Monseñor Fabio Rivas, Rafael Felipe Núñez y Andrés Napoleón Romero Cárdenas, los tres de la región del Cibao, han demostrado con su entrega total ser más sureños que muchos sureños y, valga la redundancia.
Hay que sacarle su plato aparte, definitivamente a Monseñor Rivas, quien inició casi de cero este gran peregrinar en una región cargada de una pobreza mental y con una dependencia casi total de las dádivas y un paternalismo enfermizo que, aunque todavía no lo superamos, se ha avanzado bastante. Las comunidades hacen sus propios proyectos y en algunos casos los hacen sostenibles.
Monseñor Rivas creó varios proyectos que ya son instituciones con bases firmes (UCATEBA, FUNDASUR, LEMBA, Centro diocesano en Cabral, Hogar de ancianos, entre otros).
Con la creación de la diócesis empezaron la ordenación de sacerdotes de la misma diócesis. Hoy contamos con más de 15 sacerdotes y, aunque algunos están dando su servicio en otros países, son de esta diócesis. Están los diáconos permanentes, que actualmente juegan un papel vital en las celebraciones eucarísticas y la catequesis misma. Hermanas religiosas que se han gastado en este caminar, y laicos que han dado su tiempo más valioso de su misma vida.

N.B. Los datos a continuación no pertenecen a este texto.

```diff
@@ -144,8 +145,12 @@
   h16* dssT = psT + T * RSTR;
   h16* qT = dssT + T * RSTR;
   h16* daT = qT + AD * RSTR;
-  const int h = blockIdx.y, b = blockIdx.z, tid = threadIdx.x;
+  const int nrb = gridDim.x, nwg = nrb * gridDim.y * gridDim.z, lin = blockIdx.x + nrb * (blockIdx.y + gridDim.y * blockIdx.z);
+  const int xq = nwg / 8, xr = nwg % 8, xcd = lin % 8;
+  const int wg = (xcd < xr ? xcd * (xq + 1) : xr * (xq + 1) + (xcd - xr) * xq) + lin / 8;
+  const int h = wg % gridDim.y, rb = (wg / gridDim.y) % nrb, b = wg / (gridDim.y * nrb), tid = threadIdx.x;
   const int lane = tid & 63, wave = tid >> 6, hh = lane >> 5, l31 = lane & 31;
+  constexpr int TBU = HD == 16 ? 1 : TMAX / 32;
   for (int i = tid; i < TB * AD; i += 256) {
     const int t = i / AD, d = i % AD;
     const bool ok = t < T;
@@ -166,7 +171,7 @@
   const float c = ASCALE * 1.4426950408889634f;
   __syncthreads();
   for (int tile = 0; tile < ITILES; ++tile) {
-    const int r0 = (blockIdx.x * ITILES + tile) * IBR;
+    const int r0 = (rb * ITILES + tile) * IBR;
     if (r0 >= rows_per_pass) break;
     const int rl = wave * 32 + l31;
     const int r = r0 + rl;
@@ -196,7 +201,7 @@
     for (int j = 0; j < NA; ++j)
 #pragma unroll
       for (int i = 0; i < 16; ++i) dqa[j][i] = 0.f;
-#pragma unroll
+#pragma unroll TBU
     for (int tb = 0; tb < TMAX / 32; ++tb) {
       if (tb < ntb) {
         f32x16 sc, dpv;
@@ -274,7 +279,7 @@
           for (int i = 0; i < 16; ++i) {
             const int t = tb * 32 + (i & 3) + 8 * (i >> 2) + 4 * hh;
             if constexpr (DET) {
-              if (t < T) dst[(((long)blockIdx.x * gridDim.z + b) * T + t) * AE + h * AD + 32 * j2 + l31] = acc[j][j2][i];
+              if (t < T) dst[(((long)rb * gridDim.z + b) * T + t) * AE + h * AD + 32 * j2 + l31] = acc[j][j2][i];
             } else {
               if (t < T) atomicAdd(&dst[((long)b * T + t) * AE + h * AD + 32 * j2 + l31], acc[j][j2][i]);
             }
@@ -423,28 +428,45 @@
   }
 }
 
+constexpr int ERB = 16;
 template <int HD, int HC>
-__global__ void extract_attn_reduce_kernel(const float* __restrict__ part_acc, const float* __restrict__ part_ml, int T, int nsplit, int heads,
-                                           float* __restrict__ out, float* __restrict__ lse) {
+__global__ __launch_bounds__(256) void extract_attn_reduce_kernel(const float* __restrict__ part_acc, const float* __restrict__ part_ml, int T,
+                                                                  int nsplit, int heads, float* __restrict__ out, float* __restrict__ lse) {
   AD_DIMS;
-  const int bh = blockIdx.x, b = bh / AH, h = bh % AH, t = threadIdx.x;
+  constexpr int ERT = 256 / AD;
+  const int bh = blockIdx.x, b = bh / AH, h = bh % AH, d = threadIdx.x % AD, t = blockIdx.y * ERT + threadIdx.x / AD;
   if (t >= T) return;
+  const float2* ml = reinterpret_cast<const float2*>(part_ml) + (long)bh * nsplit * T + t;
+  const float* pa = part_acc + ((long)bh * nsplit * T + t) * AD + d;
   float mx = -1.0e30f;
-  for (int s = 0; s < nsplit; ++s) mx = fmaxf(mx, part_ml[(((long)bh * nsplit + s) * T + t) * 2]);
-  float l = 0.f, acc[AD];
-#pragma unroll
-  for (int d = 0; d < AD; ++d) acc[d] = 0.f;
-  for (int s = 0; s < nsplit; ++s) {
-    const long o = ((long)bh * nsplit + s) * T + t;
-    const float w = __expf(part_ml[o * 2] - mx);
-    l += w * part_ml[o * 2 + 1];
-#pragma unroll
-    for (int d = 0; d < AD; ++d) acc[d] = fmaf(w, part_acc[o * AD + d], acc[d]);
-  }
-  const float inv = 1.0f / l;
-#pragma unroll
-  for (int d = 0; d < AD; ++d) out[((long)b * T + t) * AE + h * AD + d] = acc[d] * inv;
-  lse[((long)b * T + t) * AH + h] = mx + __logf(l);
+  for (int s0 = 0; s0 < nsplit; s0 += ERB) {
+    float m[ERB];
+#pragma unroll
+    for (int i = 0; i < ERB; ++i) m[i] = ml[(long)min(s0 + i, nsplit - 1) * T].x;
+#pragma unroll
+    for (int i = 0; i < ERB; ++i) mx = fmaxf(mx, m[i]);
+  }
+  float l = 0.f, acc = 0.f;
+  for (int s0 = 0; s0 < nsplit; s0 += ERB) {
+    float2 m[ERB];
+    float a[ERB];
+#pragma unroll
+    for (int i = 0; i < ERB; ++i) {
+      const long s = min(s0 + i, nsplit - 1);
+      m[i] = ml[s * T];
+      a[i] = pa[s * T * AD];
+    }
+#pragma unroll
+    for (int i = 0; i < ERB; ++i) {
+      if (s0 + i < nsplit) {
+        const float w = __expf(m[i].x - mx);
+        l += w * m[i].y;
+        acc = fmaf(w, a[i], acc);
+      }
+    }
+  }
+  out[((long)b * T + t) * AE + h * AD + d] = acc * (1.0f / l);
+  if (d == 0) lse[((long)b * T + t) * AH + h] = mx + __logf(l);
 }
 
 constexpr int EBK = 128, ETILES = 4;
@@ -960,8 +982,8 @@
   }
   hipLaunchKernelGGL((extract_attn_fwd_kernel<HD, HC>), dim3(nsplit, heads, B), dim3(EFT), shm, stream, q, kv, T, L, heads, kps, part_acc,
                      part_ml);
-  hipLaunchKernelGGL((extract_attn_reduce_kernel<HD, HC>), dim3(B * heads), dim3(TMAX), 0, stream, part_acc, part_ml, T, nsplit, heads, out,
-                     lse);
+  hipLaunchKernelGGL((extract_attn_reduce_kernel<HD, HC>), dim3(B * heads, cdiv(T, 256 / HD)), dim3(256), 0, stream, part_acc, part_ml, T,
+                     nsplit, heads, out, lse);
   MT_CHECK_LAUNCH();
   return MT_OK;
 }
```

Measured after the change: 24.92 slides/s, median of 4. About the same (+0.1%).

No podemos olvidar el gran aporte de los sacerdotes extranjeros, quienes se han sacrificado viniendo de sus países de origen a darlo todo por esta región.
Nuestra Iglesia diocesana está de fiesta. Han sido 50 años llenos de altas y bajas. Celebramos el jubileo, la alegría de este tiempo maravilloso al cual el Señor nos ha permitido llegar a través de lo que hemos hecho, estamos haciendo y seguiremos haciendo de cara a los nuevos tiempos en un pedazo de tierra llamado región Enriquillo, en la República Dominicana, y en la cual la tecnología se nos presenta como un gran reto para los años por venir.
Sin dejar de mencionar otros retos, la familia debería ser a la que la diócesis debe apuntar su mayor esfuerzo en los próximos años por venir. El deterioro de esta gran institución está cada día más a la vista.
Hasta ahora todos reconocemos la inversión de valores por la que actualmente la familia está pasando, pero ¿qué hacemos en realidad? Tenemos que pasar de las palabras a los hechos.